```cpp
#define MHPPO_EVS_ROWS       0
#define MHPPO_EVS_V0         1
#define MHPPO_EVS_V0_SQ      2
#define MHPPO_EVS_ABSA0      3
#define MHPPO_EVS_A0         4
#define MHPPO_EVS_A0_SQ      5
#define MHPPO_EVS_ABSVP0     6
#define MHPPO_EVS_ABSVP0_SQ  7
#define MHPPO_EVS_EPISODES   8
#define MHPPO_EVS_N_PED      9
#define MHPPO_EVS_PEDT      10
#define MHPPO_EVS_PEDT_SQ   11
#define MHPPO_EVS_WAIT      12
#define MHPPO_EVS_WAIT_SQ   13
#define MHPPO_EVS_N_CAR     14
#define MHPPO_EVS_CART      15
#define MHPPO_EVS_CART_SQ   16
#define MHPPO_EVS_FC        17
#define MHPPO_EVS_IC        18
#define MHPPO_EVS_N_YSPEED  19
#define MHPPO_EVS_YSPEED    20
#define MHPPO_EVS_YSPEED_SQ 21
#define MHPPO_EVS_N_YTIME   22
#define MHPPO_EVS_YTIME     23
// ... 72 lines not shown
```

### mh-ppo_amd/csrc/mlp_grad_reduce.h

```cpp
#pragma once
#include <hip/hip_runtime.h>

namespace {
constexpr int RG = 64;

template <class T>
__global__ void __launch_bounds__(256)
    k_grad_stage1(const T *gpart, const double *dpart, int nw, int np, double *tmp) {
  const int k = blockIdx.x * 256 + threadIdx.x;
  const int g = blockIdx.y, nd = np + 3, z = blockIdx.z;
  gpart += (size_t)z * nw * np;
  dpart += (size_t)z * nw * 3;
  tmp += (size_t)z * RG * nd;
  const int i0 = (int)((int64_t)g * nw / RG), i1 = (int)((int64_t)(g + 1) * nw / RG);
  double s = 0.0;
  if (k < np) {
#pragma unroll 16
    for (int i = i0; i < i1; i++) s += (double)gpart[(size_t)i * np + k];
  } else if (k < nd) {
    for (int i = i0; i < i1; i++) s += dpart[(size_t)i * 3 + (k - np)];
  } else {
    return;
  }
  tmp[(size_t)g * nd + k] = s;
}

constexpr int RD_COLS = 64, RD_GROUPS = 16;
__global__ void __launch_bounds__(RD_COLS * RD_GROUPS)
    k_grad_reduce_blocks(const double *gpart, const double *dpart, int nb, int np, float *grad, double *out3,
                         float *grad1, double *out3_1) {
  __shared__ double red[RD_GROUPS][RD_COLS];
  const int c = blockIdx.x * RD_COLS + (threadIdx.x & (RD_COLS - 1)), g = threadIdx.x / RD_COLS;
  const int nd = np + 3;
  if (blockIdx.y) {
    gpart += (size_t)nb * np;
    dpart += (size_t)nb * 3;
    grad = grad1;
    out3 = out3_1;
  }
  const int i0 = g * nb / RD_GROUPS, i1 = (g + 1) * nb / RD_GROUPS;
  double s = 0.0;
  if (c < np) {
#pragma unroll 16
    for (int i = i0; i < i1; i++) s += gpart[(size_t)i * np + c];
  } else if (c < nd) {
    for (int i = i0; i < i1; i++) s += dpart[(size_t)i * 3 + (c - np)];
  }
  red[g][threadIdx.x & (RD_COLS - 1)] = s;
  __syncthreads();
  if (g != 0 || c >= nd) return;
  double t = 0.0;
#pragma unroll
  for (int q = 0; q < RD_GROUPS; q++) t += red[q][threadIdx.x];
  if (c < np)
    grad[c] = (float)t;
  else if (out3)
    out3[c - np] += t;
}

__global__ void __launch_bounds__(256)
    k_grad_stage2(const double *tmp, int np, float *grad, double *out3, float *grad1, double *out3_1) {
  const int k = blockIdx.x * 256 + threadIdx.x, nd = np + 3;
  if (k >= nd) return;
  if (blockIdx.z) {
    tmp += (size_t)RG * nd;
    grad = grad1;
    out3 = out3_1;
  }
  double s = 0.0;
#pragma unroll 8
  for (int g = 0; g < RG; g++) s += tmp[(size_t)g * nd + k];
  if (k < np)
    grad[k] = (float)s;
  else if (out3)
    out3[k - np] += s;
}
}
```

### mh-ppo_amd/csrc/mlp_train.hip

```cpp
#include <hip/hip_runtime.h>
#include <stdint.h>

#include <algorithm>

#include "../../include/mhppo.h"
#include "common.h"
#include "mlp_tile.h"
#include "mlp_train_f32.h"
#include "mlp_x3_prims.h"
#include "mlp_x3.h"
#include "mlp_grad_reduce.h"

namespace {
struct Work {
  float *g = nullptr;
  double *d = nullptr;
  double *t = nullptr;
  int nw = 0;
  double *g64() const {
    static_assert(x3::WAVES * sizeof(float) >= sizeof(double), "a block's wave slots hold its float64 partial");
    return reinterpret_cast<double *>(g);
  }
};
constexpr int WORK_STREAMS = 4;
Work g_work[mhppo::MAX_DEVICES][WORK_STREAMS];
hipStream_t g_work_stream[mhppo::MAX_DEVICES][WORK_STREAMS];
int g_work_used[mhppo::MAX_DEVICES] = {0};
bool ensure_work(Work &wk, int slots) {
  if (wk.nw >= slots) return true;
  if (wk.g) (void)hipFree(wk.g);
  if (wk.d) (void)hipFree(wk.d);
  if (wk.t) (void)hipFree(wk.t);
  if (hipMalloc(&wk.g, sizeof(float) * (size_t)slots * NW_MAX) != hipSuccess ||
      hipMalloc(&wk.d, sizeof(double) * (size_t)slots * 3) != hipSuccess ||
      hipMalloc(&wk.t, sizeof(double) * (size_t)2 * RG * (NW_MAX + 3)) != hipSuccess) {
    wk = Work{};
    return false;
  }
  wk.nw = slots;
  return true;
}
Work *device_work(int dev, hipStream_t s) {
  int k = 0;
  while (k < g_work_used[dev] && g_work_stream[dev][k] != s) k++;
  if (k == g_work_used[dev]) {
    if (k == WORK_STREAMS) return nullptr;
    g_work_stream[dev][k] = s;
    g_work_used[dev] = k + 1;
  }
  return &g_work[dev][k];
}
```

**PROBLEM STATEMENT**
The data above needs to be repeated exactly, line for line.

**WRITTEN RESPONSE**
```cpp
#define MHPPO_EVS_ROWS       0
#define MHPPO_EVS_V0         1
#define MHPPO_EVS_V0_SQ      2
#define MHPPO_EVS_ABSA0      3
#define MHPPO_EVS_A0         4
#define MHPPO_EVS_A0_SQ      5
#define MHPPO_EVS_ABSVP0     6
#define MHPPO_EVS_ABSVP0_SQ  7
#define MHPPO_EVS_EPISODES   8
#define MHPPO_EVS_N_PED      9
#define MHPPO_EVS_PEDT      10
#define MHPPO_EVS_PEDT_SQ   11
#define MHPPO_EVS_WAIT      12
#define MHPPO_EVS_WAIT_SQ   13
#define MHPPO_EVS_N_CAR     14
#define MHPPO_EVS_CART      15
#define MHPPO_EVS_CART_SQ   16
#define MHPPO_EVS_FC        17
#define MHPPO_EVS_IC        18
#define MHPPO_EVS_N_YSPEED  19
#define MHPPO_EVS_YSPEED    20
#define MHPPO_EVS_YSPEED_SQ 21
#define MHPPO_EVS_N_YTIME   22
#define MHPPO_EVS_YTIME     23
// ... 72 lines not shown
```

### mh-ppo_amd/csrc/mlp_grad_reduce.h

```cpp
#pragma once
#include <hip/hip_runtime.h>

namespace {
constexpr int RG = 64;

template <class T>
__global__ void __launch_bounds__(256)
    k_grad_stage1(const T *gpart, const double *dpart, int nw, int np, double *tmp) {
  const int k = blockIdx.x * 256 + threadIdx.x;
  const int g = blockIdx.y, nd = np + 3, z = blockIdx.z;
  gpart += (size_t)z * nw * np;
  dpart += (size_t)z * nw * 3;
  tmp += (size_t)z * RG * nd;
  const int i0 = (int)((int64_t)g * nw / RG), i1 = (int)((int64_t)(g + 1) * nw / RG);
  double s = 0.0;
  if (k < np) {
#pragma unroll 16
    for (int i = i0; i < i1; i++) s += (double)gpart[(size_t)i * np + k];
  } else if (k < nd) {
    for (int i = i0; i < i1; i++) s += dpart[(size_t)i * 3 + (k - np)];
  } else {
    return;
  }
  tmp[(size_t)g * nd + k] = s;
}

constexpr int RD_COLS = 64, RD_GROUPS = 16;
__global__ void __launch_bounds__(RD_COLS * RD_GROUPS)
    k_grad_reduce_blocks(const double *gpart, const double *dpart, int nb, int np, float *grad, double *out3,
                         float *grad1, double *out3_1) {
  __shared__ double red[RD_GROUPS][RD_COLS];
  const int c = blockIdx.x * RD_COLS + (threadIdx.x & (RD_COLS - 1)), g = threadIdx.x / RD_COLS;
  const int nd = np + 3;
  if (blockIdx.y) {
    gpart += (size_t)nb * np;
    dpart += (size_t)nb * 3;
    grad = grad1;
    out3 = out3_1;
  }
  const int i0 = g * nb / RD_GROUPS, i1 = (g + 1) * nb / RD_GROUPS;
  double s = 0.0;
  if (c < np) {
#pragma unroll 16
    for (int i = i0; i < i1; i++) s += gpart[(size_t)i * np + c];
  } else if (c < nd) {
    for (int i = i0; i < i1; i++) s += dpart[(size_t)i * 3 + (c - np)];
  }
  red[g][threadIdx.x & (RD_COLS - 1)] = s;
  __syncthreads();
  if (g != 0 || c >= nd) return;
  double t = 0.0;
#pragma unroll
  for (int q = 0; q < RD_GROUPS; q++) t += red[q][threadIdx.x];
  if (c < np)
    grad[c] = (float)t;
  else if (out3)
    out3[c - np] += t;
}

__global__ void __launch_bounds__(256)
    k_grad_stage2(const double *tmp, int np, float *grad, double *out3, float *grad1, double *out3_1) {
  const int k = blockIdx.x * 256 + threadIdx.x, nd = np + 3;
  if (k >= nd) return;
  if (blockIdx.z) {
    tmp += (size_t)RG * nd;
    grad = grad1;
    out3 = out3_1;
  }
  double s = 0.0;
#pragma unroll 8
  for (int g = 0; g < RG; g++) s += tmp[(size_t)g * nd + k];
  if (k < np)
    grad[k] = (float)s;
  else if (out3)
    out3[k - np] += s;
}
}
```

### mh-ppo_amd/csrc/mlp_train.hip

```cpp
#include <hip/hip_runtime.h>
#include <stdint.h>

#include <algorithm>

#include "../../include/mhppo.h"
#include "common.h"
#include "mlp_tile.h"
#include "mlp_train_f32.h"
#include "mlp_x3_prims.h"
#include "mlp_x3.h"
#include "mlp_grad_reduce.h"

namespace {
struct Work {
  float *g = nullptr;
  double *d = nullptr;
  double *t = nullptr;
  int nw = 0;
  double *g64() const {
    static_assert(x3::WAVES * sizeof(float) >= sizeof(double), "a block's wave slots hold its float64 partial");
    return reinterpret_cast<double *>(g);
  }
};
constexpr int WORK_STREAMS = 4;
Work g_work[mhppo::MAX_DEVICES][WORK_STREAMS];
hipStream_t g_work_stream[mhppo::MAX_DEVICES][WORK_STREAMS];
int g_work_used[mhppo::MAX_DEVICES] = {0};
bool ensure_work(Work &wk, int slots) {
  if (wk.nw >= slots) return true;
  if (wk.g) (void)hipFree(wk.g);
  if (wk.d) (void)hipFree(wk.d);
  if (wk.t) (void)hipFree(wk.t);
  if (hipMalloc(&wk.g, sizeof(float) * (size_t)slots * NW_MAX) != hipSuccess ||
      hipMalloc(&wk.d, sizeof(double) * (size_t)slots * 3) != hipSuccess ||
      hipMalloc(&wk.t, sizeof(double) * (size_t)2 * RG * (NW_MAX + 3)) != hipSuccess) {
    wk = Work{};
    return false;
  }
  wk.nw = slots;
  return true;
}
Work *device_work(int dev, hipStream_t s) {
  int k = 0;
  while (k < g_work_used[dev] && g_work_stream[dev][k] != s) k++;
  if (k == g_work_used[dev]) {
    if (k == WORK_STREAMS) return nullptr;
    g_work_stream[dev][k] = s;
    g_work_used[dev] = k + 1;
  }
  return &g_work[dev][k];
}
```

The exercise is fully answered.